__PROBLEM DETAILS__
Please report every line from the material that contains the word "nullptr".

__DATA LISTING__

== Segment start ==

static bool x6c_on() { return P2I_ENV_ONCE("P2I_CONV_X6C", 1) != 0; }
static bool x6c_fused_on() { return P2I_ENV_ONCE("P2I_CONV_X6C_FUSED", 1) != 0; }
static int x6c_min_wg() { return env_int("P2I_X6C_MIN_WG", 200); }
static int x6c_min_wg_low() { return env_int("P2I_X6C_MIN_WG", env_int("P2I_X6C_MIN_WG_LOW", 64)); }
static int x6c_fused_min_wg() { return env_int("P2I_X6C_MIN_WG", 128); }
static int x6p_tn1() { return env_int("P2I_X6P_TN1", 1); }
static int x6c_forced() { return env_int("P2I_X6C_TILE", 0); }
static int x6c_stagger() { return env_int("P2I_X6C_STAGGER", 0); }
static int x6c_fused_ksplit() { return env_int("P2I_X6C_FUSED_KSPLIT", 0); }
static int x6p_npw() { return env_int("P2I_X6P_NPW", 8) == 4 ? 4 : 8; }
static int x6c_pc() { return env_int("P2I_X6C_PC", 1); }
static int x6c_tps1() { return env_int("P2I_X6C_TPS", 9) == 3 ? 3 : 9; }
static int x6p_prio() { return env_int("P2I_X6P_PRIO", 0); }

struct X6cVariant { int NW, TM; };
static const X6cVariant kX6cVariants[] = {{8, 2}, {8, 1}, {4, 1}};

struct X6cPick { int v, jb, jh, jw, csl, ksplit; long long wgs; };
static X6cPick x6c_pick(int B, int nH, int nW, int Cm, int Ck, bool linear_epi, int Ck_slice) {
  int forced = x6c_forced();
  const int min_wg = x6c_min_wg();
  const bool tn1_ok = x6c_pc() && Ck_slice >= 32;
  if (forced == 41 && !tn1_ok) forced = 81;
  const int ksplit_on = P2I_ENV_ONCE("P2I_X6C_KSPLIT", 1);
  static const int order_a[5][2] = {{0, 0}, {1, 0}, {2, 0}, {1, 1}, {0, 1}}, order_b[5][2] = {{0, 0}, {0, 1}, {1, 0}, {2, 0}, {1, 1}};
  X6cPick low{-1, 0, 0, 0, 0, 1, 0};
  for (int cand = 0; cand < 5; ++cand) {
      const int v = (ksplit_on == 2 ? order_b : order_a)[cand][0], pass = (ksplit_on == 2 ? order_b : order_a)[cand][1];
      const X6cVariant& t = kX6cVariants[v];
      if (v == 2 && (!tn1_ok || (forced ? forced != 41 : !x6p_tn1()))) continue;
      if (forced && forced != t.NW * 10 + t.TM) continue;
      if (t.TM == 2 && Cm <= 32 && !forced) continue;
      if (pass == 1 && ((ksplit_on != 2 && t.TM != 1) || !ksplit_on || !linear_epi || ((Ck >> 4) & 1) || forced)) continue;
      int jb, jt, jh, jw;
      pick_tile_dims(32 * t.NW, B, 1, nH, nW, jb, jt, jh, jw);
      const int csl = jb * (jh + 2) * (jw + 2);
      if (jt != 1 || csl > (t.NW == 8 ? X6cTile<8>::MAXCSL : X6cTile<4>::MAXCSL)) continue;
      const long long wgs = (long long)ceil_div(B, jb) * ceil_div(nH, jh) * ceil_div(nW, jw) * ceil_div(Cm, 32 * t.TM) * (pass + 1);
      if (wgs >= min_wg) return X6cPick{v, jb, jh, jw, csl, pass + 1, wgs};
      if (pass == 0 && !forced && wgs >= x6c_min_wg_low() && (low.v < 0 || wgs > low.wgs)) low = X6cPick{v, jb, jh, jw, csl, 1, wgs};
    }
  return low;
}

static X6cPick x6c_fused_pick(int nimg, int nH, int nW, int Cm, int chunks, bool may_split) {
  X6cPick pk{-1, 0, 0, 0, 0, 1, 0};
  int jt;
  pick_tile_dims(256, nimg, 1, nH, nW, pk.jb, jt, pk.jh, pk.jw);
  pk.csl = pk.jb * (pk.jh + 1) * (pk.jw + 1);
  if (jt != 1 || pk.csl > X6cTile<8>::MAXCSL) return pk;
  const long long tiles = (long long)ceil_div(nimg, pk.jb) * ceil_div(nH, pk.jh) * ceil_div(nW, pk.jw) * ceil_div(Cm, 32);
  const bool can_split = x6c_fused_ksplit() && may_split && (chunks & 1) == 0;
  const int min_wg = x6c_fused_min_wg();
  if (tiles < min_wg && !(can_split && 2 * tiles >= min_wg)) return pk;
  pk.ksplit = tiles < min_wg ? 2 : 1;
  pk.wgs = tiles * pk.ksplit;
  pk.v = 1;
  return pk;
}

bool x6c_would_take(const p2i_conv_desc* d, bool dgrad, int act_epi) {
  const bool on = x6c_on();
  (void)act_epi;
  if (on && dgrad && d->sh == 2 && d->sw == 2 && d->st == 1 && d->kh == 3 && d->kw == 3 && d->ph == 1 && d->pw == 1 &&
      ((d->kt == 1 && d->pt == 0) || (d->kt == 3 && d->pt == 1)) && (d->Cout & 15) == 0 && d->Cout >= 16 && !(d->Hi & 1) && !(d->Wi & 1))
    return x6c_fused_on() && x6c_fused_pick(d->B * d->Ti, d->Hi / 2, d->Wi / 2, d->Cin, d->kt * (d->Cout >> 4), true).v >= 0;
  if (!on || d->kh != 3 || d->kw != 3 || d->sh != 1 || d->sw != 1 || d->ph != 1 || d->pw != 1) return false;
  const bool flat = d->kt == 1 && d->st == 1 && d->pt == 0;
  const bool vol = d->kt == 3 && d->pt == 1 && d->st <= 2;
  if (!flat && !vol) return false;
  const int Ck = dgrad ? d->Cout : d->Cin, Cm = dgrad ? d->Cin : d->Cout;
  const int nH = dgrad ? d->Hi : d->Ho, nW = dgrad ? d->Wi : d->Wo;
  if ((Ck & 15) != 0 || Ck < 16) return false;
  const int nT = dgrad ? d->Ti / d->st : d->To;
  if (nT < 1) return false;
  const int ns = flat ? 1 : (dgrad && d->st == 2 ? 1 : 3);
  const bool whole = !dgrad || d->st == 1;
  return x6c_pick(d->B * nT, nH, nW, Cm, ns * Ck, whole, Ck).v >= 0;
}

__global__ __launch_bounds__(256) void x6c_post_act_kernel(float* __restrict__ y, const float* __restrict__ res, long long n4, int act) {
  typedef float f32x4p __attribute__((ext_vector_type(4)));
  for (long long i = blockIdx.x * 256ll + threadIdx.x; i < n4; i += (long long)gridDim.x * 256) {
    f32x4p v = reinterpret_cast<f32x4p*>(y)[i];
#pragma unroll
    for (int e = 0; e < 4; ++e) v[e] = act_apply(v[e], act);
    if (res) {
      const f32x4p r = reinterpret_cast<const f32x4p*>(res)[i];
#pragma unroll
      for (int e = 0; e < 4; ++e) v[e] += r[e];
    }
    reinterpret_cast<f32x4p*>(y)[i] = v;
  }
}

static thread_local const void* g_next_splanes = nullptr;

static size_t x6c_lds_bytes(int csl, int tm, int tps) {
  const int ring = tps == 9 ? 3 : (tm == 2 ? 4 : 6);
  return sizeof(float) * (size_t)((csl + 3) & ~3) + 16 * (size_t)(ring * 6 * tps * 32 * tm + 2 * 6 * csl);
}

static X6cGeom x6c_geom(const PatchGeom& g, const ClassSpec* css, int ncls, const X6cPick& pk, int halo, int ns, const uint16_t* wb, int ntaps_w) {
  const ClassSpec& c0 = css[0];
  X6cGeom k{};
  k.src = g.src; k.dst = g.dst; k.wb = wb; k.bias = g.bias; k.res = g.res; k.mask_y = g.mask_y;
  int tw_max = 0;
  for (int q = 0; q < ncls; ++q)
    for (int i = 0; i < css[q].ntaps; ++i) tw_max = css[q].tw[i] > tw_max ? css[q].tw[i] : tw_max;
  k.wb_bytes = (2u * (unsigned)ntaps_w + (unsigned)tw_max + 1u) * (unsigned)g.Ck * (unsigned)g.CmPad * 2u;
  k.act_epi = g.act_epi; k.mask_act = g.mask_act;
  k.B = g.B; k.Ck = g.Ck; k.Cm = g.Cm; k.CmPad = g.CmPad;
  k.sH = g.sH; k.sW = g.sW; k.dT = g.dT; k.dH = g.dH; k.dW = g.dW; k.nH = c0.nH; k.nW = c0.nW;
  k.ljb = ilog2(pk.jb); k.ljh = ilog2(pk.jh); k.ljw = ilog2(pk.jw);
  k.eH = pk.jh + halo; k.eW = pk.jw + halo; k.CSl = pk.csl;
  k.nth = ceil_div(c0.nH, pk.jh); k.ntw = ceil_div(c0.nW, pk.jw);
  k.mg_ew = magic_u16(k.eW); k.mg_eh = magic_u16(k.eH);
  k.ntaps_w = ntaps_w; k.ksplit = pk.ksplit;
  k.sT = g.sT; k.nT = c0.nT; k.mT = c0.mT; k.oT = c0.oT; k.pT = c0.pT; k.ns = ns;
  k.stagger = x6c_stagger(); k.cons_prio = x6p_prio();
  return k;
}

== Segment end ==
== Segment start ==

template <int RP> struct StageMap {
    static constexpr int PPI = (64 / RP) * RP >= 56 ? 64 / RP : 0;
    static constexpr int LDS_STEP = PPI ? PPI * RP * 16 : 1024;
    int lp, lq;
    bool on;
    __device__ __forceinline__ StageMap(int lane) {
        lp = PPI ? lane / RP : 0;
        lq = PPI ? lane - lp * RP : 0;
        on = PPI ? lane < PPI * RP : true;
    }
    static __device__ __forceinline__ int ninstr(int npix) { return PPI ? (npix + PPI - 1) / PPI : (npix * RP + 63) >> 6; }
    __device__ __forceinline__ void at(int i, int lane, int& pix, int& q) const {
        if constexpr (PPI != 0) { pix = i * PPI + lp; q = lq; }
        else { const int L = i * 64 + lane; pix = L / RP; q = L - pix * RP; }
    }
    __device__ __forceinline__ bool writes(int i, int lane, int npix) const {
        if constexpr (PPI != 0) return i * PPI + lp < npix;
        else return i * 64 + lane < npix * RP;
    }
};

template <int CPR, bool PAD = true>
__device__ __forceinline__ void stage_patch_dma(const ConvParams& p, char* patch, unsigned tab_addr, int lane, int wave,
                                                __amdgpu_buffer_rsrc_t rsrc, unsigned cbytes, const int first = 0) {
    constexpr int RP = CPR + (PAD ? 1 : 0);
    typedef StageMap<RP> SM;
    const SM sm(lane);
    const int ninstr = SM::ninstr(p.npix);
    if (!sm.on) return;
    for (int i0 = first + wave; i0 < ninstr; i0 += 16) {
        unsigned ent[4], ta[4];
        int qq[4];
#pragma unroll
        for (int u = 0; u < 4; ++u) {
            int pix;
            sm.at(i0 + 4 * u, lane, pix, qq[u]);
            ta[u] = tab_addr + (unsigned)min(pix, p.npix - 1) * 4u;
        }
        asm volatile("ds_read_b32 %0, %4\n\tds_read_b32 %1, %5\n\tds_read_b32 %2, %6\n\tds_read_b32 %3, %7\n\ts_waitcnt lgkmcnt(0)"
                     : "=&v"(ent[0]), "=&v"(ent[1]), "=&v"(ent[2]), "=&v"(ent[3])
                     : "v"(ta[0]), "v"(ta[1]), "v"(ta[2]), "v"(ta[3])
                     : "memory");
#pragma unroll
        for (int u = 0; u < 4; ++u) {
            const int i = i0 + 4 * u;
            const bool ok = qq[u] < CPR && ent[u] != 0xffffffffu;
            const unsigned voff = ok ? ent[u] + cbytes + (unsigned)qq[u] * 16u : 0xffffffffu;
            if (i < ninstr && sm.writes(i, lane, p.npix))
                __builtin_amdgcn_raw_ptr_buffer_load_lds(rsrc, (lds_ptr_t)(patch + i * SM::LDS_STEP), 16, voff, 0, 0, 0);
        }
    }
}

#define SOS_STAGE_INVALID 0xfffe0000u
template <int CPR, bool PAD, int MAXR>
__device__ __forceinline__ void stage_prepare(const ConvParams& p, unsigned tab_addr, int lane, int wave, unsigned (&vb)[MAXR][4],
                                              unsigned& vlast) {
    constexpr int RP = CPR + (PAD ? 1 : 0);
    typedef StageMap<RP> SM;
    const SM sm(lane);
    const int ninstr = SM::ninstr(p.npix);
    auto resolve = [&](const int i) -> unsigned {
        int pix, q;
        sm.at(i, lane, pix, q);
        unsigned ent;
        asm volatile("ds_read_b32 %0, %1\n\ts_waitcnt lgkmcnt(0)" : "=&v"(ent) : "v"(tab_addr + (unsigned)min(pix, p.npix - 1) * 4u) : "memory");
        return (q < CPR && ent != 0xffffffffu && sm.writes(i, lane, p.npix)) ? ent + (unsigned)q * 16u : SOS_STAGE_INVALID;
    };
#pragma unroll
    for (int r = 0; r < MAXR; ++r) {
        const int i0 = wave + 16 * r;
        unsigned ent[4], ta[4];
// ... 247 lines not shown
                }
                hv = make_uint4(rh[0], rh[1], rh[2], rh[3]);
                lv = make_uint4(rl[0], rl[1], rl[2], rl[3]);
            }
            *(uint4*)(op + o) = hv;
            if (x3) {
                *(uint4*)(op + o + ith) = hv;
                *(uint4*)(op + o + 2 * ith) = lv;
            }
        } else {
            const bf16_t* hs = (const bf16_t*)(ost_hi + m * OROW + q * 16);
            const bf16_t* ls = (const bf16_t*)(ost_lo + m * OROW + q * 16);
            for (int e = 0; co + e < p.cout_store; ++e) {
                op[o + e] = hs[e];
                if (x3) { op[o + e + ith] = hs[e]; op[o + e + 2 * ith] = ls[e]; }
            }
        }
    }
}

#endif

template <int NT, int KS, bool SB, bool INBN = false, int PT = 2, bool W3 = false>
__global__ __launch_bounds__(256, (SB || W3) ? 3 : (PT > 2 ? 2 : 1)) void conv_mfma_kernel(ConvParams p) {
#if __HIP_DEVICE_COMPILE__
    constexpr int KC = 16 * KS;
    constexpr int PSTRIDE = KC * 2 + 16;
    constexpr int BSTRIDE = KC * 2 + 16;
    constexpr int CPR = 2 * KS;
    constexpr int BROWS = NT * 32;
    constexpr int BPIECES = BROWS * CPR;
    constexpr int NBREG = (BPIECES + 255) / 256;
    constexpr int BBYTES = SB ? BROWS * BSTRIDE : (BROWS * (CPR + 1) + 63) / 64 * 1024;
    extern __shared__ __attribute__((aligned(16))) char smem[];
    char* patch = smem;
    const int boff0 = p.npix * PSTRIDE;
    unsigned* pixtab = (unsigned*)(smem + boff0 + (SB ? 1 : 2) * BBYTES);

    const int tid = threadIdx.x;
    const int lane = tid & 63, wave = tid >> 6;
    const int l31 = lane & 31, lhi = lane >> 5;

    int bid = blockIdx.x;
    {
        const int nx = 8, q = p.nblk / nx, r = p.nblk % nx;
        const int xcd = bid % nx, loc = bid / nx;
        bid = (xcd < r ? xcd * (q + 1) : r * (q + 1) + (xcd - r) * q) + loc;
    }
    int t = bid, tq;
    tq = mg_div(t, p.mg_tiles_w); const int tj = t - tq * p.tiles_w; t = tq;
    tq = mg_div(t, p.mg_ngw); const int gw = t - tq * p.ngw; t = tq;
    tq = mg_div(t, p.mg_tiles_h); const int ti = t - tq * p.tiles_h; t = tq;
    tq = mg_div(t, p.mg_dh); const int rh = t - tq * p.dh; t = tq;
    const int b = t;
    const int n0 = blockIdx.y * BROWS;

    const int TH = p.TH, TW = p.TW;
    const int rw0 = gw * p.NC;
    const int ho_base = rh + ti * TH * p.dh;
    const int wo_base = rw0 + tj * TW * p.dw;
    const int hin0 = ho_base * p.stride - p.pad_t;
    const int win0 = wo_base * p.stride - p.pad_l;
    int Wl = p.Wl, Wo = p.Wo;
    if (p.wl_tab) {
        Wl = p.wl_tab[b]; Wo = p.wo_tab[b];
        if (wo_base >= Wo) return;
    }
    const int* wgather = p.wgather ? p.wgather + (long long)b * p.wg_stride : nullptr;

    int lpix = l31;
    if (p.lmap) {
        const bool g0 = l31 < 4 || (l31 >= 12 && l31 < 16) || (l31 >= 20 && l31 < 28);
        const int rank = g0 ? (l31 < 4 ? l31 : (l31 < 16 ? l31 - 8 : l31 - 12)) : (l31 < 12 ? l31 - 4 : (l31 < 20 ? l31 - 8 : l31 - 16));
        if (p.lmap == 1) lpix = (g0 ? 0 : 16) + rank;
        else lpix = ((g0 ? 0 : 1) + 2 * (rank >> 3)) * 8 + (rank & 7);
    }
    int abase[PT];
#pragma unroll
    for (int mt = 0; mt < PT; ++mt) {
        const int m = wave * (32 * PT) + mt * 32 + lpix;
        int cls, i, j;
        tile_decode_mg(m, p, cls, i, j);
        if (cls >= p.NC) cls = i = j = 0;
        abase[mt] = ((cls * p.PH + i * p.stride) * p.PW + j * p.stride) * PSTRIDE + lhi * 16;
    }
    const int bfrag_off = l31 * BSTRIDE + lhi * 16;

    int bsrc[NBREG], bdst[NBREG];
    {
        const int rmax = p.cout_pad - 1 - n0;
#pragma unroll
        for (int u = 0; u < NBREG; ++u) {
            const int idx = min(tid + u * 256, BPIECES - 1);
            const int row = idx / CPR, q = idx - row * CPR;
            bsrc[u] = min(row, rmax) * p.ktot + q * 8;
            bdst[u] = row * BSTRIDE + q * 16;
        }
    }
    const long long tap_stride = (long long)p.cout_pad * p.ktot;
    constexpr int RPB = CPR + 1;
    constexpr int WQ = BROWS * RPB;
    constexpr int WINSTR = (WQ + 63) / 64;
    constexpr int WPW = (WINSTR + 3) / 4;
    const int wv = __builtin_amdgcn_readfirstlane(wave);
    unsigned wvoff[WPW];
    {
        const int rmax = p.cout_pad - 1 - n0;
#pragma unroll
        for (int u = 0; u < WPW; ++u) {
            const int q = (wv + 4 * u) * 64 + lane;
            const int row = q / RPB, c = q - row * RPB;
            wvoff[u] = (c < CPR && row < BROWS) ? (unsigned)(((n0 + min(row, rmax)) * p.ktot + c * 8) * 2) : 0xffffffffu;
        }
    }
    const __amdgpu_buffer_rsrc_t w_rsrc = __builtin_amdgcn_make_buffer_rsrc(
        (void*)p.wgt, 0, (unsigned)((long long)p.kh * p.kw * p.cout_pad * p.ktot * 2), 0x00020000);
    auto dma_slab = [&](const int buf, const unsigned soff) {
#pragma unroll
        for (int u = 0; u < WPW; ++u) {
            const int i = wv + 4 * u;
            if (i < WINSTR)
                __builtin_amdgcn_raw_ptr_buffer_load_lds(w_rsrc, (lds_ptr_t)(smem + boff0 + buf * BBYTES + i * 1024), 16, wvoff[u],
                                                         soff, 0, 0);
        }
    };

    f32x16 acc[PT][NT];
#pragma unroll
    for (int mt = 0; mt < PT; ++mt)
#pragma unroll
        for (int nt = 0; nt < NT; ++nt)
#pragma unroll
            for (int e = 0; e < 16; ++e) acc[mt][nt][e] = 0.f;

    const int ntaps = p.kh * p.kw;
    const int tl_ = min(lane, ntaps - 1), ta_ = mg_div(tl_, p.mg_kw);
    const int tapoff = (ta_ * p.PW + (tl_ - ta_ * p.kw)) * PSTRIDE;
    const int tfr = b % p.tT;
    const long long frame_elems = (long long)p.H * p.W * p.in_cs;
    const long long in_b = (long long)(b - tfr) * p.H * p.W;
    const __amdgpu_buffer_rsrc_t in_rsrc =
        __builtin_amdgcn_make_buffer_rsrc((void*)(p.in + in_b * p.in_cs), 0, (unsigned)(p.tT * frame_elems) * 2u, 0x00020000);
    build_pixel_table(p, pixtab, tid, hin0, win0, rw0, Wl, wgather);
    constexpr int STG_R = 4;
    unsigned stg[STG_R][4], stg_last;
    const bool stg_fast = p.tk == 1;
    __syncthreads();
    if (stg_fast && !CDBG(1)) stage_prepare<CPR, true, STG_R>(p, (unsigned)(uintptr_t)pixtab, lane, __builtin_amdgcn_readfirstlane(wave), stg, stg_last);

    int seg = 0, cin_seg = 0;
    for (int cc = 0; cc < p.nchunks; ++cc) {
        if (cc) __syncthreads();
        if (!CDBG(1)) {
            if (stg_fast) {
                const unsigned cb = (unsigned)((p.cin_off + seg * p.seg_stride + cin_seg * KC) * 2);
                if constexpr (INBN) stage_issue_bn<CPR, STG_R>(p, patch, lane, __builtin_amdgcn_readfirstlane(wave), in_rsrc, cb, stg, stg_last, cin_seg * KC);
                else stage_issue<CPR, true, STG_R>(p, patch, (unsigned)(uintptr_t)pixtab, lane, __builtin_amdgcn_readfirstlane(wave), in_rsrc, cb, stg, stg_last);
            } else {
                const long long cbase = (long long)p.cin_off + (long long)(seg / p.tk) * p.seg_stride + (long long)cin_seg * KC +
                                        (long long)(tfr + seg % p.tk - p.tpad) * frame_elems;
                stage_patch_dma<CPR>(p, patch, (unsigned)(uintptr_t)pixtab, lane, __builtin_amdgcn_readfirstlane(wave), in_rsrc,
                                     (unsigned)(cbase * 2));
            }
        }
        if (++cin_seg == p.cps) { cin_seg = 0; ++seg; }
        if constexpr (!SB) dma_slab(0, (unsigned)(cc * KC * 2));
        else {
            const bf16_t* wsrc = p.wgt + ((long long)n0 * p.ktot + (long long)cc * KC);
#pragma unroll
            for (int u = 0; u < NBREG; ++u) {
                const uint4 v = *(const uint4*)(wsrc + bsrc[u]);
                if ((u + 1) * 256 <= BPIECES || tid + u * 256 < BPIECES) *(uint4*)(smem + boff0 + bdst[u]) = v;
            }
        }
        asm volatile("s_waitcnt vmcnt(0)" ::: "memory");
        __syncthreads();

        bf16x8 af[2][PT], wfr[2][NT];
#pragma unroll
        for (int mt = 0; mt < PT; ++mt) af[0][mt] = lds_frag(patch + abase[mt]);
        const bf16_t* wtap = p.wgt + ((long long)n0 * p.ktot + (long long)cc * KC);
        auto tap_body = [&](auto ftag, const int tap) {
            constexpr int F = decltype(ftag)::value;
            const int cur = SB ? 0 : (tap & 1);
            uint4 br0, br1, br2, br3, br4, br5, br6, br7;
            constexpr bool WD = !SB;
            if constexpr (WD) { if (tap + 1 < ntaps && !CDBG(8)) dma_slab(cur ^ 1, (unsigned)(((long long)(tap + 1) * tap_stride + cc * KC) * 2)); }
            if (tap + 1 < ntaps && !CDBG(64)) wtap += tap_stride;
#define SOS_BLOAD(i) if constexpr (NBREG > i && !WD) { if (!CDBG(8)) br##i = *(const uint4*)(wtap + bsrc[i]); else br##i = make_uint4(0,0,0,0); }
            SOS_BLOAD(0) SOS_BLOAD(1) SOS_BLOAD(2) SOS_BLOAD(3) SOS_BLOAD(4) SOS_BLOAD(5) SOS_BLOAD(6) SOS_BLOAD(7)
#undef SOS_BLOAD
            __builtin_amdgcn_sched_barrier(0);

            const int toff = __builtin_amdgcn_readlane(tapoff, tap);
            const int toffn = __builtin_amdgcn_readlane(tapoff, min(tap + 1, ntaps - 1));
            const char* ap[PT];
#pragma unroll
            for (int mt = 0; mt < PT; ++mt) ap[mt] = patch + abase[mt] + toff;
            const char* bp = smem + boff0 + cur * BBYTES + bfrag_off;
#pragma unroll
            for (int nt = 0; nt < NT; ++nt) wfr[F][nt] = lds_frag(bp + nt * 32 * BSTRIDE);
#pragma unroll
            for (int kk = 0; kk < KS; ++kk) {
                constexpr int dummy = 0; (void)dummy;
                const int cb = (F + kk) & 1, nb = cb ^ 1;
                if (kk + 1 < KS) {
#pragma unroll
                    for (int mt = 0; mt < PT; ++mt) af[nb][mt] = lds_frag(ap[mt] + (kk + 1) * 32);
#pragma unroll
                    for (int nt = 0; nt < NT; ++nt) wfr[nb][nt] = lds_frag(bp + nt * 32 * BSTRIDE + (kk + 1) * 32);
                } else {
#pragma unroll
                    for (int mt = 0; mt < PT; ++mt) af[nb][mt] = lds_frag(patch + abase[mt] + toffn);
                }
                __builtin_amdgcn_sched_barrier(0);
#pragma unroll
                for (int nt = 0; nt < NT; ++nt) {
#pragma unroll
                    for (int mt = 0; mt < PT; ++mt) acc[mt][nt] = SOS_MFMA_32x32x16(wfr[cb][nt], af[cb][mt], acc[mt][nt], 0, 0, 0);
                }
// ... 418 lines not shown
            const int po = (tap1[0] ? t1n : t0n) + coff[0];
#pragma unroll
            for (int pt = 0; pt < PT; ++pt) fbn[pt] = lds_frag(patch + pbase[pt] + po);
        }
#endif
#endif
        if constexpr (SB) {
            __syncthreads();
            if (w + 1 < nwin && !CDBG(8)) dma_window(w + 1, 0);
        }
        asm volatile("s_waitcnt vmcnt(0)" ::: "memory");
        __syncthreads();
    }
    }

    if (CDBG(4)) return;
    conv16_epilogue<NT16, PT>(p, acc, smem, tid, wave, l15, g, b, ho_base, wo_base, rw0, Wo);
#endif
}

== Segment end ==

__WRITTEN ANSWER__
static thread_local const void* g_next_splanes = nullptr;
    const int* wgather = p.wgather ? p.wgather + (long long)b * p.wg_stride : nullptr;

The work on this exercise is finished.